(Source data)

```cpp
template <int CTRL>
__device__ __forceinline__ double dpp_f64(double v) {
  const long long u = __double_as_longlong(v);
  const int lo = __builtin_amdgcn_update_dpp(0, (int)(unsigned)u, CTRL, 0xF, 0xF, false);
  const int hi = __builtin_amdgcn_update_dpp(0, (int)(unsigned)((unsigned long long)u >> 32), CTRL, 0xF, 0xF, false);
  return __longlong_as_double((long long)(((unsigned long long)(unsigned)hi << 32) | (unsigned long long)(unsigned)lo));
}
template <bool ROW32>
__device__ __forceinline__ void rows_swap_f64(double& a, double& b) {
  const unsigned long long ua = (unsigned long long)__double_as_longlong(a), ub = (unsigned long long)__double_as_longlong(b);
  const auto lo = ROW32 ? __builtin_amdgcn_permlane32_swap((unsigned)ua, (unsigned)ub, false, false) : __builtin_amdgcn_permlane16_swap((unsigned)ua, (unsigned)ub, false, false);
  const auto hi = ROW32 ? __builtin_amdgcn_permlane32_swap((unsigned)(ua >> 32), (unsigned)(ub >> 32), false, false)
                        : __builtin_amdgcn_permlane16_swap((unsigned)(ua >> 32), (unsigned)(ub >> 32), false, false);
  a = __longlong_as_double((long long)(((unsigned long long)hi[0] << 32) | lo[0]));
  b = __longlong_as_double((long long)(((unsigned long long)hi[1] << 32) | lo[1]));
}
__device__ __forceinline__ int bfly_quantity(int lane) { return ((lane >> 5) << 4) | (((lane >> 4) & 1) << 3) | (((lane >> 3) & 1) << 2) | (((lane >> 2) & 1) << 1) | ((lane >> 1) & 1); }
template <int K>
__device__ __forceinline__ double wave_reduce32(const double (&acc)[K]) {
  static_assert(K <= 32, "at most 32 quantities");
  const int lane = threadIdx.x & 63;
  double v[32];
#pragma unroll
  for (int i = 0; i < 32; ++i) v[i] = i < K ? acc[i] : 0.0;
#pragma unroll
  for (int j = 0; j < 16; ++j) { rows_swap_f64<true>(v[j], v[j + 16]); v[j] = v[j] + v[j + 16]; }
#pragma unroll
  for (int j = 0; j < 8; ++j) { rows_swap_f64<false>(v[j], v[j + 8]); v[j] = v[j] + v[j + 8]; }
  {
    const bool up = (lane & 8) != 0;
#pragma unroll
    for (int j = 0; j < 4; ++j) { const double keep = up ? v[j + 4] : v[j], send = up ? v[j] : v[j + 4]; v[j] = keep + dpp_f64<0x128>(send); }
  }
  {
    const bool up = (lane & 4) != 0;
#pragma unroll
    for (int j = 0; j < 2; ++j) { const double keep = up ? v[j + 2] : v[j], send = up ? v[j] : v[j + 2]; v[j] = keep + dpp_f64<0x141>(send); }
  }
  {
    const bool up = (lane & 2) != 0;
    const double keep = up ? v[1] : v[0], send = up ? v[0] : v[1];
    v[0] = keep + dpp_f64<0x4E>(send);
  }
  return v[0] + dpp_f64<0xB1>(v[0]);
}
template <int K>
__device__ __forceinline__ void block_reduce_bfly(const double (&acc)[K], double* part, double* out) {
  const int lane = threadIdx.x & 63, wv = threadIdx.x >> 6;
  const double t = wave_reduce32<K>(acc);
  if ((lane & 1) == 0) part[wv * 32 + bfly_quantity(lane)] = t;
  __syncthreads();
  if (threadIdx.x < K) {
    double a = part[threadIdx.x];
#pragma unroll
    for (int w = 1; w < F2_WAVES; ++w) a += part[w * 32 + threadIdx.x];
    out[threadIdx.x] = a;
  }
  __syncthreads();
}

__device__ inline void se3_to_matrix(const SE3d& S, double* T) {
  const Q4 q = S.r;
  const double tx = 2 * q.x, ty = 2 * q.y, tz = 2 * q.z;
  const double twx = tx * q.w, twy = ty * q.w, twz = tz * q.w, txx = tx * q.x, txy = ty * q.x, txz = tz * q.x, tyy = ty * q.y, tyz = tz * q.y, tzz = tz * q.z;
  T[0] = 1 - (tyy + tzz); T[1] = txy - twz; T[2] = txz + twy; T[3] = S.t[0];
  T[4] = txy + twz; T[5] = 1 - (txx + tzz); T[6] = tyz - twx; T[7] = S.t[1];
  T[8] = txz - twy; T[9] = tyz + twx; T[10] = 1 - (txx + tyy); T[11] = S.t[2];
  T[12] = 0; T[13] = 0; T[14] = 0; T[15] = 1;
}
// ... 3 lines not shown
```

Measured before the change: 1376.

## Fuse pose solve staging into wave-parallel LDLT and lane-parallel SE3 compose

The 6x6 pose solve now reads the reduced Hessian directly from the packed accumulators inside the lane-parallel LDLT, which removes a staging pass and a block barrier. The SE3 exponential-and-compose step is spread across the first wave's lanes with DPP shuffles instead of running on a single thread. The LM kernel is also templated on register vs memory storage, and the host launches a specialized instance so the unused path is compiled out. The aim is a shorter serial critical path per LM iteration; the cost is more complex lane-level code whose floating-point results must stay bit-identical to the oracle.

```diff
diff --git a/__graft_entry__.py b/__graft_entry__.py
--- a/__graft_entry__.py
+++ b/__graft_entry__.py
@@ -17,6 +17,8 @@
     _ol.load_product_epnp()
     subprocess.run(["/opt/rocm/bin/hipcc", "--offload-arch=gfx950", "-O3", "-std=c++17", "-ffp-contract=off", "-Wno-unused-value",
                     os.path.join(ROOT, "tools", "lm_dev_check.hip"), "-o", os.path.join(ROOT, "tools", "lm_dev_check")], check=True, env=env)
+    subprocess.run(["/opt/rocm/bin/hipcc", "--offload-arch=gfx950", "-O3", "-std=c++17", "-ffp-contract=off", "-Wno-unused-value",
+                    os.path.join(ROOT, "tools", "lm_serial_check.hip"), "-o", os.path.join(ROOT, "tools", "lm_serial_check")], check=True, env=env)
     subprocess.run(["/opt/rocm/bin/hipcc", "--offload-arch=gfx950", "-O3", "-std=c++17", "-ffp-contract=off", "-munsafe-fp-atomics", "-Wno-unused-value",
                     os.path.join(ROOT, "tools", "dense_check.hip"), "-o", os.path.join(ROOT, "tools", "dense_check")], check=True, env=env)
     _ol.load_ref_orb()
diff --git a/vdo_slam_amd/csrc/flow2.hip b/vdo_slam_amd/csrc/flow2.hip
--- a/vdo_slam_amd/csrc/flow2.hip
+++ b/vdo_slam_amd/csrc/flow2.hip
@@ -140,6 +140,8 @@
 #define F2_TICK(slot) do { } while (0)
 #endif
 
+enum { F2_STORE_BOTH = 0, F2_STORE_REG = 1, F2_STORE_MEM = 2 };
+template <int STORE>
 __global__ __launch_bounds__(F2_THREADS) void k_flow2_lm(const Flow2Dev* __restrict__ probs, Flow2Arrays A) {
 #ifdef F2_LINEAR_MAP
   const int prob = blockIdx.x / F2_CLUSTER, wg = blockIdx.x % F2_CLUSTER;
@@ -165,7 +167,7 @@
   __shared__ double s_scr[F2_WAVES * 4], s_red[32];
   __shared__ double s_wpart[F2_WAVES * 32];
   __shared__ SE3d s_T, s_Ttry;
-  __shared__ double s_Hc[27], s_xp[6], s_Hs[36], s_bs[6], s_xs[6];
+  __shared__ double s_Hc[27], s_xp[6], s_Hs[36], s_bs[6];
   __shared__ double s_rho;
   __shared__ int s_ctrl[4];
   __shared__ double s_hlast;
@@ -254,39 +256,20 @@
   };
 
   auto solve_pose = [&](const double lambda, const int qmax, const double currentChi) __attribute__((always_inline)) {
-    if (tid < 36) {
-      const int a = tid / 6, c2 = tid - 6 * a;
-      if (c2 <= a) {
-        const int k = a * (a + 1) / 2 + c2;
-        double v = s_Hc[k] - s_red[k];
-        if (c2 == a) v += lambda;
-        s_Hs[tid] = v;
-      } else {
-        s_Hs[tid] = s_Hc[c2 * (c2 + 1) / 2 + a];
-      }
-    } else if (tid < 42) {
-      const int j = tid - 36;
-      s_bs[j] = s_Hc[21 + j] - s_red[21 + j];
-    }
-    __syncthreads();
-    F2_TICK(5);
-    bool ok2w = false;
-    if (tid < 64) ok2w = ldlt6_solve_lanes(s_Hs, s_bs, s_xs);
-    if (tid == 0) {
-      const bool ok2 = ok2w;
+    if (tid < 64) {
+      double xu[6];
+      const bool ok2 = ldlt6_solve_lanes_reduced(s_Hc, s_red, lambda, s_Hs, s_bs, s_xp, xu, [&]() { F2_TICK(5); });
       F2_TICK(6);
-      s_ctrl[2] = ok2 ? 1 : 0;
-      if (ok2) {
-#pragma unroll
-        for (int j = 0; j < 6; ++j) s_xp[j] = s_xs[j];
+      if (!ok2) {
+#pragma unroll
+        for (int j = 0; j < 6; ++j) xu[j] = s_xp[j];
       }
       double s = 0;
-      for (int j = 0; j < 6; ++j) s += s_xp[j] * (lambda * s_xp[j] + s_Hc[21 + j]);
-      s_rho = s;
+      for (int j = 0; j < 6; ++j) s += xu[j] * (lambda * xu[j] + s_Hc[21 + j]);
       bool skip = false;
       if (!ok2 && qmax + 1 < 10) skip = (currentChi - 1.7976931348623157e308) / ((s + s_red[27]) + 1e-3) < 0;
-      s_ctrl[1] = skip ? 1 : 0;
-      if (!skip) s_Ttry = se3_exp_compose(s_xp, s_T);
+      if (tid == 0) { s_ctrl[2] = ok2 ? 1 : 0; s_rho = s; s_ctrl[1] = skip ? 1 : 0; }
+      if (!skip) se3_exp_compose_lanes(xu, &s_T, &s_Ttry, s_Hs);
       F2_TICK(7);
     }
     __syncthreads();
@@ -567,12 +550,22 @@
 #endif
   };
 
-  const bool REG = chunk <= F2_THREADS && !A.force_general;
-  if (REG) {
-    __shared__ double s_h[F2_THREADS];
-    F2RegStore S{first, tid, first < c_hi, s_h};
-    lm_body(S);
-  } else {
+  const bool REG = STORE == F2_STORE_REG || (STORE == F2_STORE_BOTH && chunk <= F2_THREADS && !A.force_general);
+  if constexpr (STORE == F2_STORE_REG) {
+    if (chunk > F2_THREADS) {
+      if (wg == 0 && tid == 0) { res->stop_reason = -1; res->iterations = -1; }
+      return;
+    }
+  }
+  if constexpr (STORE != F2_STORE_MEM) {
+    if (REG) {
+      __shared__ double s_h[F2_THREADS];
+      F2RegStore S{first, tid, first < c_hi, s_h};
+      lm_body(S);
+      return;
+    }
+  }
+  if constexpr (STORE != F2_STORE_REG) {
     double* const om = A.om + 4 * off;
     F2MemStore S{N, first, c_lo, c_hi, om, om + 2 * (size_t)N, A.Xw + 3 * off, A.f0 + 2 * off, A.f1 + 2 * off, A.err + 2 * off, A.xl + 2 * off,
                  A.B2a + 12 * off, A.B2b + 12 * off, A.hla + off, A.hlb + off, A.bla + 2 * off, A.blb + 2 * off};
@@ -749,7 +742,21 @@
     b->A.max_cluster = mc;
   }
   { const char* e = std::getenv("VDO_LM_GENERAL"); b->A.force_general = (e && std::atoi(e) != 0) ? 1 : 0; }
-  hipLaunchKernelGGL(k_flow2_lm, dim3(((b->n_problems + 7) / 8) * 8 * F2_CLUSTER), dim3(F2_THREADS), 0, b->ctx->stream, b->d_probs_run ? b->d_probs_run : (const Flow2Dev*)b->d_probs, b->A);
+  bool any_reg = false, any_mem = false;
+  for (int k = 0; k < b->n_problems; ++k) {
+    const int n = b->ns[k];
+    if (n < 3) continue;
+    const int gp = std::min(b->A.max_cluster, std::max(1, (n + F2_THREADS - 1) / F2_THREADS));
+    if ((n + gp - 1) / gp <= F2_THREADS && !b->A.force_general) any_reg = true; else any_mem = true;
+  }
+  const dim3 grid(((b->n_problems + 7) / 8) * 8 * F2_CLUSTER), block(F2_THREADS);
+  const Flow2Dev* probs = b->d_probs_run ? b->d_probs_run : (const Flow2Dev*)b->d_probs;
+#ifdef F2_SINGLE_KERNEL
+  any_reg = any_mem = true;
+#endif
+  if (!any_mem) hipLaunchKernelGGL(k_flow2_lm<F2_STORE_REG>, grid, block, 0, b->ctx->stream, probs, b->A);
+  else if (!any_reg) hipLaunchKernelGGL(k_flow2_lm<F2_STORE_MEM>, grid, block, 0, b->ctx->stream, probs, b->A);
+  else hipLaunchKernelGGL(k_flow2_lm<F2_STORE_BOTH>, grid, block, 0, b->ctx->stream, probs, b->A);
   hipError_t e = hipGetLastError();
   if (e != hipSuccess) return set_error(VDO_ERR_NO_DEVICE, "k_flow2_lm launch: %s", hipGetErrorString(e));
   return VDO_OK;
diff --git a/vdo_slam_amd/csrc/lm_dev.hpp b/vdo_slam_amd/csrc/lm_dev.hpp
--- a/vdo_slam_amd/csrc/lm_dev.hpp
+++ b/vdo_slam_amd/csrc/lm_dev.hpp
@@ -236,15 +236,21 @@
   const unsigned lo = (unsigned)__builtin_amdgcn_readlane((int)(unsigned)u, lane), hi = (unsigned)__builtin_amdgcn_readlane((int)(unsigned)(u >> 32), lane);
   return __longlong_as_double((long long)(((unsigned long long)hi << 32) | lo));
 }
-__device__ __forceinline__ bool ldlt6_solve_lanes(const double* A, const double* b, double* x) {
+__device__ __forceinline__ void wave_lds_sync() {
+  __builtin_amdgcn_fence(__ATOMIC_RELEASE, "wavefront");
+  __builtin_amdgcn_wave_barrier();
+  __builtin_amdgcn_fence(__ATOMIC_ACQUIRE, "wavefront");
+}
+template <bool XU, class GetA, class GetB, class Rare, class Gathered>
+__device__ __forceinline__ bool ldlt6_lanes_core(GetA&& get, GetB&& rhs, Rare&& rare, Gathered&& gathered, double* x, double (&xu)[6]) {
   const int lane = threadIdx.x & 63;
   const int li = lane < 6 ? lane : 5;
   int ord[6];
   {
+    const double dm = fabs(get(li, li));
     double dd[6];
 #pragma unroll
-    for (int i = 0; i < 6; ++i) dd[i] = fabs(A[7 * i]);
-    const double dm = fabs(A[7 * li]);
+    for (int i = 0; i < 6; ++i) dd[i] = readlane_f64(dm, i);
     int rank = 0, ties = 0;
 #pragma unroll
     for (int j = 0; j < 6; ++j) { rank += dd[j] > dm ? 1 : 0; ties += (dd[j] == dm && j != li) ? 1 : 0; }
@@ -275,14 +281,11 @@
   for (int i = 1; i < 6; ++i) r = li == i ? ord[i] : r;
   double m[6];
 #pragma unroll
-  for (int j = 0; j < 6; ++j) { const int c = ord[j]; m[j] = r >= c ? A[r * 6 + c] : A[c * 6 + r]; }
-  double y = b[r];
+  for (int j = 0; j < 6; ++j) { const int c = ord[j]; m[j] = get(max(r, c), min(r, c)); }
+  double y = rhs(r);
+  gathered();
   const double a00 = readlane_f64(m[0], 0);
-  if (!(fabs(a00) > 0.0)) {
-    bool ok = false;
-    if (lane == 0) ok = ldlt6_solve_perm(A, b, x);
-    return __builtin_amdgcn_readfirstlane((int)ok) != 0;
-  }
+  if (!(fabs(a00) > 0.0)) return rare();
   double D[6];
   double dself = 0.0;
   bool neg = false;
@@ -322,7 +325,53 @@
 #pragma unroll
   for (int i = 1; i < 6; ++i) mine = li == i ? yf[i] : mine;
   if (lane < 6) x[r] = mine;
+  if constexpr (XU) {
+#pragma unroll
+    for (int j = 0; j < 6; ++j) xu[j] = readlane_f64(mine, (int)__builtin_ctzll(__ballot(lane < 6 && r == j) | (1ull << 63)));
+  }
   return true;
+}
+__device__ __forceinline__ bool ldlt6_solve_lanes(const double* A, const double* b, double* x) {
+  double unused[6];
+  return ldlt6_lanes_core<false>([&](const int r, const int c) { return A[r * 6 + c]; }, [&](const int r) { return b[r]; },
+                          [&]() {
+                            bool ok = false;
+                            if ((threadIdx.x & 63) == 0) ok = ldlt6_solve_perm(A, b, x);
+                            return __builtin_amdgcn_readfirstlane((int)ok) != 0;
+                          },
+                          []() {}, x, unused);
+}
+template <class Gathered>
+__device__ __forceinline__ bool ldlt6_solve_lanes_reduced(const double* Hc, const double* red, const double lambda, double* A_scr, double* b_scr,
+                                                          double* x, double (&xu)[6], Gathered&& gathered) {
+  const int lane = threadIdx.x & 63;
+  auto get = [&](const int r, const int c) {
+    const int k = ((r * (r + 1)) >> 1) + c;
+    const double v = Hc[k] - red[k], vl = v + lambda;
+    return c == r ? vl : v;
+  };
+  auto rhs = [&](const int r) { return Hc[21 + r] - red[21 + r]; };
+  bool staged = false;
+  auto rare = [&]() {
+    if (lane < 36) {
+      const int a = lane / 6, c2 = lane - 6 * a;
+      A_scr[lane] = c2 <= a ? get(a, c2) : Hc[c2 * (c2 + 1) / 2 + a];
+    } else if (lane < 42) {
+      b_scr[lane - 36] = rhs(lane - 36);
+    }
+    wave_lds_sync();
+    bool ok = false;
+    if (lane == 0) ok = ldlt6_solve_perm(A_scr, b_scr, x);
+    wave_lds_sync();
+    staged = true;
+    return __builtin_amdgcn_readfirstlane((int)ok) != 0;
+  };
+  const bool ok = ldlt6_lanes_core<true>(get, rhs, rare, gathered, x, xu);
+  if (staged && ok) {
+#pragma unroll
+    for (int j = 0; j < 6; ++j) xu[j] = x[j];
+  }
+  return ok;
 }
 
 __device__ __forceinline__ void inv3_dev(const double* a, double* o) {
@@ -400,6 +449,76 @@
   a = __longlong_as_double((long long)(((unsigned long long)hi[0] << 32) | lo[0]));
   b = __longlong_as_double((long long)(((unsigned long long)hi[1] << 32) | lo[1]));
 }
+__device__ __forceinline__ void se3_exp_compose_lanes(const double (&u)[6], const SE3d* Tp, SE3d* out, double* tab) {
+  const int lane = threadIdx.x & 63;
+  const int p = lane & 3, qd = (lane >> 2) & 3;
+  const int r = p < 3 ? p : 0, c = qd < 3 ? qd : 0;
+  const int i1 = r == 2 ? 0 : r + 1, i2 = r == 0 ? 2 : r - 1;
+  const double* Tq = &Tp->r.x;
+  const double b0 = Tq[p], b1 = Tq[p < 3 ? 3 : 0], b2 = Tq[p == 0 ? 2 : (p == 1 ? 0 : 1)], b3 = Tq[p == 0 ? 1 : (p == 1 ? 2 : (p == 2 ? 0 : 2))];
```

- [Work item] Every line above that holds the word "mine" is to be found and copied.

- [Final answer]
   for (int i = 1; i < 6; ++i) mine = li == i ? yf[i] : mine;
   if (lane < 6) x[r] = mine;
+    for (int j = 0; j < 6; ++j) xu[j] = readlane_f64(mine, (int)__builtin_ctzll(__ballot(lane < 6 && r == j) | (1ull << 63)));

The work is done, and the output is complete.